In one research paper published in February, reported on by Vice’s Motherboard, the researchers were able to show that an attacker can plant malicious instructions on a webpage; if Bing’s chat system is given access to the instructions, it follows them. The researchers used the technique in a controlled test to turn Bing Chat into a scammer that asked for people’s personal information. In a similar instance, Princeton’s Narayanan included invisible text on a website telling GPT-4 to include the word “cow” in a biography of him—it later did so when he tested the system.

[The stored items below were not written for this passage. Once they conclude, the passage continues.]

#pragma unroll 1
    for (uint32_t f0 = wave; f0 < tot_s + tot_c; f0 += kPairWaves) {
        const bool second = f0 >= tot_s;
        const uint32_t f = second ? f0 - tot_s : f0, NH = second ? NHc : NHs;
        const uint32_t in_w = second ? INC : IN, ks0 = second ? KPC : KP, n0 = MB * ks0;
        const _Float16* Wt = second ? nets.Wc : nets.Ws;
        const _Float16* w_hid = Wt + (size_t)W * in_w;
        const _Float16* w_last = w_hid + (size_t)NH * W * W;
        const uint32_t nfh = NH * MB * KS;
        const _Float16* r;
        bool live = true;
        if (f < n0) {
            const uint32_t mblk = f / ks0, s = f % ks0;
            r = Wt + (size_t)(mblk * 32 + n) * in_w + 16 * s;
        } else if (f < n0 + nfh) {
            const uint32_t g = f - n0, k = g / (MB * KS), mblk = (g / KS) % MB, s = g % KS;
            r = w_hid + (size_t)k * W * W + (size_t)(mblk * 32 + n) * W + 16 * s;
        } else {
            const uint32_t s = f - n0 - nfh;
            live = n < 16;
            r = w_last + (size_t)(live ? n : 0) * W + 16 * s;
        }
        frags[f0 * 64 + lane] = live ? load_bfrag_rowmajor(r, 0, h) : zero_half8();
    }
    __syncthreads();

    const uint32_t ntiles = valid_rows(B, n_valid) / 32;
    const uint32_t tstride = gridDim.x * kPairWaves;
    constexpr uint32_t NE = SEAL ? 8 : 1;
    half8 bin[KP];
    float dir[3] = {0.0f, 0.0f, 0.0f};
    uint32_t enc[NE];
    auto request = [&](uint32_t t, half8 (&dst)[KP], float (&d)[3], uint32_t (&e)[NE]) {
        const size_t r = (size_t)t * 32 + n;
#pragma unroll
        for (uint32_t s = 0; s < KP; s++) dst[s] = load_bfrag_input(X, in_layout, B, IN, r, s, h);
        d[0] = mid.dirs[r * 3]; d[1] = mid.dirs[r * 3 + 1]; d[2] = mid.dirs[r * 3 + 2];
        if constexpr (SEAL) {
#pragma unroll
            for (uint32_t l = 0; l < NE; l++)
                e[l] = *reinterpret_cast<const uint32_t*>(nets.enc_c + ((size_t)(8 * h + l) * B + r) * 2);
        }
    };
    uint32_t tile = blockIdx.x * kPairWaves + wave;
#pragma unroll
    for (uint32_t l = 0; l < NE; l++) enc[l] = 0u;
    if (tile < ntiles) request(tile, bin, dir, enc);
    for (; tile < ntiles; tile += tstride) {
        const size_t row = (size_t)tile * 32 + n;
        half8 bnx[KP];
        float dnx[3] = {0.0f, 0.0f, 0.0f};
        uint32_t enx[NE];
#pragma unroll
        for (uint32_t l = 0; l < NE; l++) enx[l] = 0u;
        if (tile + tstride < ntiles) request(tile + tstride, bnx, dnx, enx);
        const float16v o = pair_network<KP>(frags, NHs, bin, lane);
#pragma unroll
        for (uint32_t s = 0; s < KP; s++) bin[s] = bnx[s];
        const float dx = dir[0], dy = dir[1], dz = dir[2];
        dir[0] = dnx[0]; dir[1] = dnx[1]; dir[2] = dnx[2];
#pragma unroll
        for (uint32_t q = 0; q < 2; q++)
#pragma unroll
            for (uint32_t e = 0; e < 4; e++) {
                const uint32_t f = 8 * q + 4 * h + e;
                const _Float16 v = (_Float16)o[4 * q + e];
                if (f == 0) {
                    mid.sigma[row] = expf((float)v);
                    if (mid.h0) mid.h0[row] = v;
                } else {
                    Tm[n * kRow + 15 + f] = v;
                }
            }
        if constexpr (SEAL) {
#pragma unroll
            for (uint32_t l = 0; l < NE; l++) {
                const uint32_t c0 = 31 + 2 * (8 * h + l);
                _Float16 lo, hi;
                const uint16_t lo16 = (uint16_t)(enc[l] & 0xFFFFu), hi16 = (uint16_t)(enc[l] >> 16);
                __builtin_memcpy(&lo, &lo16, 2);
// ... 13 lines not shown
            half8 vlo, vhi;
#pragma unroll
            for (uint32_t i = 0; i < 8; i++) { vlo[i] = (_Float16)sh[i]; vhi[i] = (_Float16)sh[8 + i]; }
            uint32_t wl[4], wh[4], wv[4];
            __builtin_memcpy(wl, &vlo, 16);
            __builtin_memcpy(wh, &vhi, 16);
#pragma unroll
            for (uint32_t i = 0; i < 4; i++) wv[i] = h ? wh[i] : wl[i];
            half8 v;
            __builtin_memcpy(&v, wv, 16);
            *reinterpret_cast<half8*>(Tm + n * kRow + 8 * h) = v;
        }
        __builtin_amdgcn_wave_barrier();
        half8 bc[KPC];
#pragma unroll
        for (uint32_t s = 0; s < KPC; s++) bc[s] = load_bfrag_rowmajor(Tm + n * kRow, s, h);
        if (mid.cin) {
            constexpr uint32_t PC = INC / 16;
#pragma unroll
            for (uint32_t c = 0; c < PC; c++)
                *reinterpret_cast<half8*>(mid.cin + row * INC + 8 * (PC * h + c)) =
                    *reinterpret_cast<const half8*>(Tm + n * kRow + 8 * (PC * h + c));
        }
        __builtin_amdgcn_wave_barrier();
        const float16v oc = pair_network<KPC>(frags + (size_t)tot_s * 64, NHc, bc, lane);
        if (h == 0) {
#pragma unroll
            for (uint32_t c = 0; c < 3; c++) {
                const _Float16 v = (_Float16)oc[c];
                rgb_head[row * 3 + c] = (float)(_Float16)(1.0f / (1.0f + expf(-(float)v)));
            }
        }
    }
}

“Now jailbreaks can happen not from the user,” says Sahar Abdelnabi, a researcher at the CISPA Helmholtz Center for Information Security in Germany, who worked on the research with Greshake. “Maybe another person will plan some jailbreaks, will plan some prompts that could be retrieved by the model and indirectly control how the models will behave.”
Generative AI systems are on the edge of disrupting the economy and the way people work, from practicing law to creating a startup gold rush. However, those creating the technology are aware of the risks that jailbreaks and prompt injections could pose as more people gain access to these systems. Most companies use red-teaming, where a group of attackers tries to poke holes in a system before it is released. Generative AI development uses this approach, but it may not be enough.
Daniel Fabian, the red-team lead at Google, says the firm is “carefully addressing” jailbreaking and prompt injections on its LLMs—both offensively and defensively. Machine learning experts are included in its red-teaming, Fabian says, and the company’s vulnerability research grants cover jailbreaks and prompt injection attacks against Bard. “Techniques such as reinforcement learning from human feedback (RLHF), and fine-tuning on carefully curated datasets, are used to make our models more effective against attacks,” Fabian says.
OpenAI did not specifically respond to questions about jailbreaking, but a spokesperson pointed to its public policies and research papers. These say GPT-4 is more robust than GPT-3.5, which is used by ChatGPT. “However, GPT-4 can still be vulnerable to adversarial attacks and exploits, or ‘jailbreaks,’ and harmful content is not the source of risk,” the technical paper for GPT-4 says. OpenAI has also recently launched a bug bounty program but says “model prompts” and jailbreaks are “strictly out of scope.”
Narayanan suggests two approaches to dealing with the problems at scale—which avoid the whack-a-mole approach of finding existing problems and then fixing them. “One way is to use a second LLM to analyze LLM prompts, and to reject any that could indicate a jailbreaking or prompt injection attempt,” Narayanan says. “Another is to more clearly separate the system prompt from the user prompt.”
“We need to automate this because I don’t think it’s feasible or scaleable to hire hordes of people and just tell them to find something,” says Leyla Hujer, the CTO and cofounder of AI safety firm Preamble, who spent six years at Facebook working on safety issues. The firm has so far been working on a system that pits one generative text model against another. “One is trying to find the vulnerability, one is trying to find examples where a prompt causes unintended behavior,” Hujer says. “We’re hoping that with this automation we’ll be able to discover a lot more jailbreaks or injection attacks.”